Unbiased and Error-Detecting Combinatorial Pooling Experiments with Balanced Constant-Weight Gray Codes for Consecutive Positives Detection
Guanchen He, Vasilisa A. Kovaleva, Carl Barton, Paul G. Thomas, Mikhail V. Pogorelyy, Hannah V. Meyer, Qin Huang
TL;DR
This work tackles the challenge of designing combinatorial pooling schemes that are both balanced across pools and capable of error detection while identifying two consecutive positive items. It introduces balanced constant-weight Gray codes for detecting consecutive positives (DCP-CWGCs), defining the constraints of fixed weight, distinct OR-sums for consecutive pairs, and a minimal Hamming distance between consecutive addresses. The authors develop two algorithms, a branch-and-bound algorithm (BBA) and a recursive combination approach (rcBBA), and implement them in the open-source package codePub to construct long, near-perfectly balanced DCP-CWGCs.
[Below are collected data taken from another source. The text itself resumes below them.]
SIGNATURES = {
    "k22_version": (_I, []),
    "k22_build_flags": (_I, []),
    "k22_last_error": (C.c_char_p, []),
    "k22_set_option": (_I, [C.c_char_p, _I]),
    "k22_comm_broadcast_weights": (_I, [_P, _Z, _I, _P, _P]),
    "k22_tile_table_load": (_I, [C.c_char_p]),
    "k22_tile_table_save": (_I, [C.c_char_p]),
    "k22_tile_table_size": (_I, []),
    "k22_tile_table_measured": (_I, []),
    "k22_tile_table_clear": (None, []),
    "k22_unet_create": (_I, [C.POINTER(K22UNetConfig), C.POINTER(K22Weight), _I, C.POINTER(_P)]),
    "k22_unet_destroy": (None, [_P]),
    "k22_unet_plan": (_I, [_P, _I, _I, _I, C.POINTER(_Z)]),
    "k22_unet_bind": (_I, [_P, _P, _Z]),
    "k22_unet_set_condition": (_I, [_P, _P, _P, _P, _P]),
    "k22_unet_set_hint": (_I, [_P, _P, _P]),
    "k22_unet_forward": (_I, [_P, _P, _P, _P, _P, _P, _I, _P]),
    "k22_unet_sample_loop": (_I, [_P, _P, _P, _P, _P, _P, _P, _P, _P, _P, C.POINTER(_I), _I, _F, _F, _F, _I, _D, _P, _I, _P]),
    "k22_unet_ddim_loop": (_I, [_P, _I, _P, _P, _P, _P, _P, _P, _P, _P, _P, _I, _F, _I, _P]),
    "k22_unet_num_ops": (_I, [_P]),
    "k22_unet_set_autotune": (_I, [_P, _I]),
    "k22_unet_tuning_report": (_I, [_P, C.c_char_p, _Z]),
    "k22_unet_profile": (_I, [_P, _I, C.POINTER(_D), C.POINTER(_D), C.POINTER(_D), C.POINTER(_I), _P]),
    "k22_afrag_bytes": (_Z, [_I, _I]),
    "k22_afrag_pack": (_I, [_P, _L, _P, _I, _I, _I, _P]),
    "k22_skinny_gemm": (_I, [_P, _P, _P, _P, _P, _I, _I, _I, _I, _I, _I, _I, _I, _I, _I, _I, _P]),
    "k22_finish_ln": (_I, [_P, _I, _P, _P, _L, _P, _P, _P, _I, _I, _F, _I, _P]),
    "k22_small_attention": (_I, [_P, _P, _I, _P, _P, _I, _I, _I, _I, _I, _P, _I, _I, _P]),
    "k22_prior_create": (_I, [C.POINTER(K22PriorConfig), C.POINTER(K22Weight), _I, C.POINTER(_P)]),
    "k22_prior_destroy": (None, [_P]),
    "k22_prior_plan": (_I, [_P, _I, C.POINTER(_Z)]),
    "k22_prior_bind": (_I, [_P, _P, _Z]),
    "k22_prior_tuning_report": (_I, [_P, C.c_char_p, _Z]),
    "k22_prior_forward": (_I, [_P, _P, _P, _P, _P, _P, _P, _P]),
    "k22_prior_sampler_step": (_I, [_P, _P, _P, _P, _P, _F, _P, _I, _I, _P]),
    "k22_encoder_create": (_I, [C.POINTER(K22EncoderConfig), C.POINTER(K22Weight), _I, C.POINTER(_P)]),
    "k22_encoder_destroy": (None, [_P]),
    "k22_encoder_plan": (_I, [_P, _I, C.POINTER(_Z)]),
    "k22_encoder_bind": (_I, [_P, _P, _Z]),
    "k22_encoder_forward": (_I, [_P, _P, _P, _P, _P, _P, _P]),
    "k22_movq_create": (_I, [C.POINTER(K22MoVQConfig), C.POINTER(K22Weight), _I, C.POINTER(_P)]),
    "k22_movq_destroy": (None, [_P]),
    "k22_movq_plan": (_I, [_P, _I, _I, _I, C.POINTER(_Z)]),
    "k22_movq_bind": (_I, [_P, _P, _Z]),
    "k22_movq_decode": (_I, [_P, _P, _P, _P, _P]),
    "k22_movq_plan_encoder": (_I, [_P, _I, _I, _I, C.POINTER(_Z)]),
    "k22_movq_encode": (_I, [_P, _P, _P, _P]),
    "k22_movq_num_ops": (_I, [_P]),
    "k22_ddim_step": (_I, [_P, _P, _P, _P, _F, _I, _P, _P, _I, _I, _P]),
    "k22_blend_noised": (_I, [_P, _P, _P, _P, _F, _F, _P, _I, _I, _I, _I, _P]),
    "k22_prepare_mask": (_I, [_P, _P, _I, _I, _I, _P]),
    "k22_plms_step": (_I, [_P, _P, _P, _P, _P, _I, _P, _F, _I, _P, _P, _P, _I, _I, _P]),
    "k22_sampler_scratch_bytes": (_Z, [_I, _I]),
    "k22_sampler_step": (_I, [_P, _P, _P, _P, _P, _P, _I, _F, _I, _F, _F, _I, _D, _P, _P, _P, _I, _I, _P]),
    "k22_gemm": (_I, [_P, _P, _P, _P, _P, _P, _P, _I, _I, _I, _I, _I, _L, _L, _I, _I, _I, _I, _I, _I, _I, _I, _P]),
    "k22_x3_pack": (_I, [_P, _P, _L, _F, _P]),
    "k22_conv3x3": (_I, [_P, _P, _P, _P, _P, _P, _I, _I, _I, _I, _I, _I, _I, _I, _I, _I, _I, _I, _P]),
    "k22_conv3x3_skip": (_I, [_P, _P, _P, _P, _P, _I, _I, _P, _P, _P, _P, _I, _I, _I, _I, _I, _I, _I, _I, _I, _P]),
    "k22_gemm_gnstats": (_I, [_P, _P, _P, _P, _P, _P, _I, _I, _I, _I, _I, _I, _I, _I, _P, _I, C.POINTER(_I), _I, _P]),
    "k22_conv3x3_gnstats": (_I, [_P, _P, _P, _P, _P, _P, _I, _I, _I, _I, _I, _I, _I, _I, _I, _P, _I, C.POINTER(_I), _I, _P]),
    "k22_igemm_cfg_accepted": (_I, [C.POINTER(K22IgemmProblem)]),
    "k22_igemm_cfg": (_I, [C.POINTER(K22IgemmProblem), C.POINTER(K22IgemmOperands), C.POINTER(_I), _P]),
    "k22_conv3x3_gn": (_I, [_P, _P, _I, _I, _P, _P, _P, _L, _F, _I, _P, _P, _P, _P, _P, _P, _I, _I, _I, _I, _I, _I, _I, _I, _I, _P]),
    "k22_debug_conv_trace": (_I, [_P, _P, _P, _P, _I, _I, _I, _I, _I, _I, _P, _P]),
    "k22_groupnorm": (_I, [_P, _P, _I, _I, _I, _I, _I, _P, _P, _P, _L, _F, _I, _I, _I, _P, _P, _I, _P]),
    "k22_groupnorm_scratch_bytes": (_Z, [_I, _I]),
    "k22_attention": (_I, [_P, _P, _P, _P, _P, _I, _I, _I, _I, _I, _P]),
    "k22_qkv_project": (_I, [_P, _P, _P, _P, _P, _P, _I, _I, _I, _I, _I, _I, _I, _I, _P]),
    "k22_qkv_project_stream": (_I, [_P, _P, _P, _P, _P, _P, _P, _I, _I, _I, _I, _I, _I, _I, _I, _P]),
    "k22_linear_smallm": (_I, [_P, _P, _P, _P, _P, _I, _I, _I, _I, _I, _I, _P]),
    "k22_conv3x3_direct": (_I, [_P, _P, _P, _P, _I, _I, _I, _I, _I, _I, _I, _P]),
    "k22_debug_counter": (_L, [C.c_char_p]),
    "k22_stream_frag_bytes": (C.c_size_t, [_I, _I, _I, _I]),
    "k22_stream_repack": (_I, [_P, _P, _I, _I, _I, _I, _P]),
    "k22_debug_set_stream_frag": (_I, [_P, _P]),
    "k22_debug_set_stream_scratch": (_I, [_P, C.c_size_t]),
    "k22_spatialnorm_apply": (_I, [_P, _P, _P, _P, _P, _P, _P, _P, _I, _I, _I, _I, _I, _I, _I, _I, _I, _I, _P]),
    "k22_upsample2_pad": (_I, [_P, _P, _I, _I, _I, _I, _I, _P]),
    "k22_pad_copy": (_I, [_P, _P, _I, _I, _I, _I, _I, _P]),
    "k22_subsample_odd": (_I, [_P, _P, _I, _I, _I, _I, _I, _P]),
    "k22_softmax_rows": (_I, [_P, _L, _I, _F, _I, _P]),
    "k22_movq_prepare": (_I, [_P, _P, _P, _P, _P, _I, _I, _I, _I, _I, _P]),
    "k22_movq_enc_prepare": (_I, [_P, _P, _I, _I, _I, _I, _I, _P]),
    "k22_movq_quant_conv": (_I, [_P, _P, _P, _P, _I, _I, _P]),
    "k22_to_uint8_nhwc": (_I, [_P, _P, _I, _I, _I, _I, _P]),
    "k22_enc_layernorm": (_I, [_P, _L, _P, _P, _P, _L, _P, _I, _I, _F, _I, _P]),
    "k22_enc_embed": (_I, [_P, _P, _P, _P, _P, _I, _I, _I, _I, _I, _I, _I, _P]),
    "k22_enc_gather_eot": (_I, [_P, _P, _P, _I, _I, _I, _P]),
    "k22_enc_masked_mean": (_I, [_P, _P, _P, _I, _I, _I, _P]),
    "k22_enc_patchify": (_I, [_P, _P, _I, _I, _I, _I, _I, _P]),
    "k22_enc_vision_assemble": (_I, [_P, _P, _P, _P, _I, _I, _I, _P]),
    "k22_enc_mlp_act": (_I, [_P, _P, _L, _I, _I, _P]),
    "k22_enc_attention_generic": (_I, [_P, _P, _I, _I, _I, _I, _I, _P]),
    "k22_prior_layernorm": (_I, [_P, _L, _P, _P, _P, _I, _I, _I, _I, _P]),
    "k22_prior_finish_input": (_I, [_P, _P, _P, _I, _I, _I, _P]),
    "k22_attention_masked": (_I, [_P, _P, _P, _P, _P, _I, _I, _I, _I, _I, _P, _I, _I, _I, _P]),
}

Through theoretical analysis and simulations, they demonstrate maximal existence results for balanced codes, provide practical runtimes for large-scale designs, and show effective error detection with controlled candidate-item lists, highlighting the approach’s potential for scalable, bias-free pooling in biology and related fields.
Abstract
Combinatorial pooling schemes have enabled the measurement of thousands of experiments in a small number of reactions. This efficiency is achieved by distributing the items to be measured across multiple reaction units called pools. However, current methods for the design of pooling schemes do not adequately address the need for balanced item distribution across pools, a property particularly important for biological applications. Here, we introduce balanced constant-weight Gray codes for detecting consecutive positives (DCP-CWGCs) for the efficient construction of combinatorial pooling schemes. Balanced DCP-CWGCs ensure uniform item distribution across pools, allow for the identification of consecutive positive items such as overlapping biological sequences, and enable error detection by keeping the number of tests on individual and consecutive positive items constant. For the efficient construction of balanced DCP-CWGCs, we have released an open-source python package codePub, with implementations of the two core algorithms: a branch-and-bound algorithm (BBA) and a recursive combination with BBA (rcBBA). Simulations using codePub show that our algorithms can construct long, balanced DCP-CWGCs that allow for error detection in tractable runtime.